# sourwoods blooming here!how long?



## jlk (Jul 5, 2001)

how long does the sourwood bloom last?


----------



## ChickenChaser (Jun 6, 2009)

jlk,

2 - 3 weeks, I think. I'm in the NE corner of the state...had a pretty good bloom for about five days now. 

What part of Bama are you in? Do you know your elevation? I didn't know that it was important - some say you must be above a certain level to get a nectar flow. 

C.C.


----------



## ga.beeman (Mar 29, 2009)

In North Ga. they from about the middle or third week of June until the end of July and some years first week of August


----------



## ga.beeman (Mar 29, 2009)

The Best areas seem to be above 1800 ft. elev. you can make some below that some years.

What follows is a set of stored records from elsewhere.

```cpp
static __global__ __launch_bounds__(1024) void select_margin_kernel(const float* __restrict__ scores,
                                                                   const int* __restrict__ ncand,
                                                                   const float* __restrict__ Q, int T, int k,
                                                                   size_t cand_cap, ApproxConsts ac,
                                                                   int* __restrict__ list, int* __restrict__ nlist,
                                                                   float* __restrict__ thresh,
                                                                   float* __restrict__ eps_pair,
                                                                   const float* __restrict__ tau_in = nullptr,
                                                                   int coarse_tau = 0,
                                                                   const float4* __restrict__ tscale = nullptr,
                                                                   int cell8 = 0) {
    __shared__ __attribute__((aligned(16))) int hist[256];
    __shared__ float s_aux[4];
    __shared__ int sh_scan[16];
    __shared__ int sh_big[2][8][16];
    __shared__ uint32_t s_prefix, s_kmin, s_kmax;
    __shared__ int s_remaining, s_run;
    __shared__ float s_qn, s_dq;
    const int b = blockIdx.x, tid = threadIdx.x;
    const int n = ncand[b];
    const float* sc = scores + (size_t)b * cand_cap;
    int* lst = list + (size_t)b * cand_cap;
    if (tid == 0) { s_prefix = 0u; s_remaining = n < k ? n : k; s_run = 0; }
    const int chunk = (n + 1023) >> 10;
    const int i0 = tid * chunk;
    const bool cached = chunk <= kSelCache;
    uint32_t ckey[kSelCache];
    if (cached) {
#pragma unroll
        for (int c = 0; c < kSelCache; ++c) ckey[c] = (c < chunk && i0 + c < n) ? f32_order_key(sc[i0 + c]) : 0u;
    }
    const QueryBound qb = query_bound(Q, b, T, ac, &s_qn, &s_dq, tscale, s_aux, cell8 != 0);
    float thr = kNegInf, tau_f = kNegInf, eps = 0.f;
    const bool unsafe = qb.unsafe;
    if (tid == 0) eps_pair[b] = unsafe ? __builtin_inff() : kEpsSafety * qb.eps_t;
#define CLB_SEL_FOR_EACH(...)                                                                   \
    if (cached) {                                                                               \
        _Pragma("unroll") for (int c = 0; c < kSelCache; ++c) {                                 \
            if (c >= chunk) break;                                                              \
            const int i = i0 + c;                                                               \
            const bool valid = i < n;                                                           \
            const uint32_t key = ckey[c];                                                       \
            __VA_ARGS__                                                                         \
        }                                                                                       \
    } else {    \
        _Pragma("unroll 4") for (int c = 0; c < chunk; ++c) {                                   \
            const int i = c * 1024 + tid;                                                       \
            const bool valid = i < n;                                                           \
            const uint32_t key = valid ? f32_order_key(sc[i]) : 0u;                             \
            __VA_ARGS__                                                                         \
// ... 148 lines not shown
                    st.shift = ns;
                }
            }
            __syncthreads();
        }
    }
    return st;
}

static __global__ __launch_bounds__(1024) void wide_minmax_kernel(const float* __restrict__ scores,
                                                                 const int* __restrict__ ncand,
                                                                 const float* __restrict__ Q, int T, size_t cand_cap,
                                                                 ApproxConsts ac, WideSel* __restrict__ wsel,
                                                                 float* __restrict__ eps_pair,
                                                                 const float4* __restrict__ tscale = nullptr,
                                                                 int cell8 = 0) {
    __shared__ uint32_t s_kmin, s_kmax;
    __shared__ float s_qn, s_dq, s_aux[4];
    const int b = blockIdx.y, g = blockIdx.x, tid = threadIdx.x;
    const int n = ncand[b];
    const float* sc = scores + (size_t)b * cand_cap;
    WideSel& w = wsel[b];
    if (tid == 0) { s_kmin = 0xffffffffu; s_kmax = 0u; }
    __syncthreads();
    if (g == 0) {
        const QueryBound qb = query_bound(Q, b, T, ac, &s_qn, &s_dq, tscale, s_aux, cell8 != 0);
        if (tid == 0) {
            eps_pair[b] = qb.unsafe ? __builtin_inff() : kEpsSafety * qb.eps_t;
            w.unsafe = qb.unsafe ? 1 : 0;
            w.eps_sum = qb.eps_sum;
        }
    }
    int lo, hi;
    wide_segment(n, g, lo, hi);
    uint32_t kmin = 0xffffffffu, kmax = 0u;
#pragma unroll 4
    for (int i = lo + tid; i < hi; i += 1024) {
        const uint32_t key = f32_order_key(sc[i]);
        kmin = key < kmin ? key : kmin;
        kmax = key > kmax ? key : kmax;
// ... 271 lines not shown
```
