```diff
@@ -413,12 +422,16 @@
     const uint32_t nw0 = rl(cand.x, a), nw1 = rl(cand.y, a);
     const uint32_t r_bits = rl(cand.z, a);
     const float r = __builtin_bit_cast(float, r_bits);
-    if (r_bits != 0u) iflags |= 2u;
+    if (__builtin_expect(r_bits != 0u, 0)) {
+      iflags |= 2u;
+      trew += (double)r;
+      asm volatile("" : "+v"(trew));
+    }
     const uint32_t end = rl(cand.w, a);
     const float ns_max = __builtin_bit_cast(float, rl(fbits(smax), a));
     const uint32_t nt = 1u - end;
     const uint32_t sa = (uint32_t)state * 4u + (uint32_t)a;
-    const bool trial_over = end || (step + 1 >= A.r.steps_per_trial);
+    const bool trial_over = end || ((int)rfl((uint32_t)step) + 1 >= A.r.steps_per_trial);
     const uint32_t dpair = rfl((a & 2) ? mdig.y : mdig.x);
     const uint32_t dold = (a & 1) ? (dpair >> 16) : (dpair & 0xffffu);
     float R = 0.0f;
@@ -450,19 +463,19 @@
     }
     __builtin_amdgcn_wave_barrier();
 
-    trew += (double)r;
     const int s_prev = state;
     state = ns;
     cw0 = nw0;
     cw1 = nw1;
 
     {
-      uint32_t idx_next = 0u, mg_next = 0u;
+      uint32_t idx_next = idx_cur, mg_next = mg_cur;
       const uint32_t m = (idx_cur == fresh_idx) ? fresh_m : mg_cur;
       if (lane < B) {
         float rj = 0.0f;
-        idx_next = POW2 ? cobel_word(blk, (cm + 1u) & 3u) >> SAv
-                        : cobel_bounded(cobel_word(blk, (cm + 1u) & 3u), SAv);
+        const uint32_t mword = PH < 0 ? cobel_word(blk, (cm + 1u) & 3u)
+                                      : cobel_word(blk, (uint32_t)(PH + 1) & 3u);
+        idx_next = POW2 ? mword >> SAv : cobel_bounded(mword, SAv);
         mg_next = (uint32_t)Mg[idx_next];
         if (iflags & 2u) {
           batches += 1u;
@@ -497,7 +510,42 @@
       idx_cur = idx_next;
       mg_cur = mg_next;
       mdig = mdig_next;
-      cm += 1u;
+      if constexpr (PH < 0) cm += 1u;
+    }
+    return trial_over;
+  };
+
+  while (live) {
+    bool trial_over;
+    if (!QG && ((cp | cm) & 3u) == 0u && budget >= 4) {
+      uint32_t k = 1u;
+      budget -= 1;
+      trial_over = env_step(phase_c<0>());
+      if (!trial_over) {
+        step += 1;
+        budget -= 1;
+        k = 2u;
+        trial_over = env_step(phase_c<1>());
+        if (!trial_over) {
+          step += 1;
+          budget -= 1;
+          k = 3u;
+          trial_over = env_step(phase_c<2>());
+          if (!trial_over) {
+            step += 1;
+            budget -= 1;
+            k = 4u;
+            trial_over = env_step(phase_c<3>());
+          }
+        }
+      }
+      cp += k;
+      cm += k;
+      refresh_in = steps_to_refresh();
+    } else {
+      if (budget == 0) break;
+      budget -= 1;
+      trial_over = env_step(phase_c<-1>());
     }
 
     if (__builtin_expect(trial_over, 0)) {
```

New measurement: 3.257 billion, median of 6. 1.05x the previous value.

You need to try and get the bees up enough to gat away from the pastures....... This may be a good year.....David www.johnstonshoneyfarm.com


----------



## jlk (Jul 5, 2001)

hey,I,m in shelby county,below bham. I am not sure of my elevation, the sourwoods have been blooming for a few days? But i dont seem to see my bees working them, I see plenty of wild polinators though...I'll see if i can figure out my elevation...John


----------



## ga.beeman (Mar 29, 2009)

I live in Rome Ga. and i have sourwood trees around me but I cant make anything on them here close to home. A Old Timer told me to make sourwood honey you have to get 1800 ft or higher to make much of it and that has been my experience with it the higher is usually better.


----------



## rickh (Aug 9, 2008)

Im in eastern Ky. and I see the bees working sourwoods hard and we are way below 1800 ft.


----------



## ga.beeman (Mar 29, 2009)

yes I have seen them working lower but I dont see much nectar in the hives when they where lower. maybe they where getting pollen. It is not impossible to make it lower but my expierence is the higher the better


----------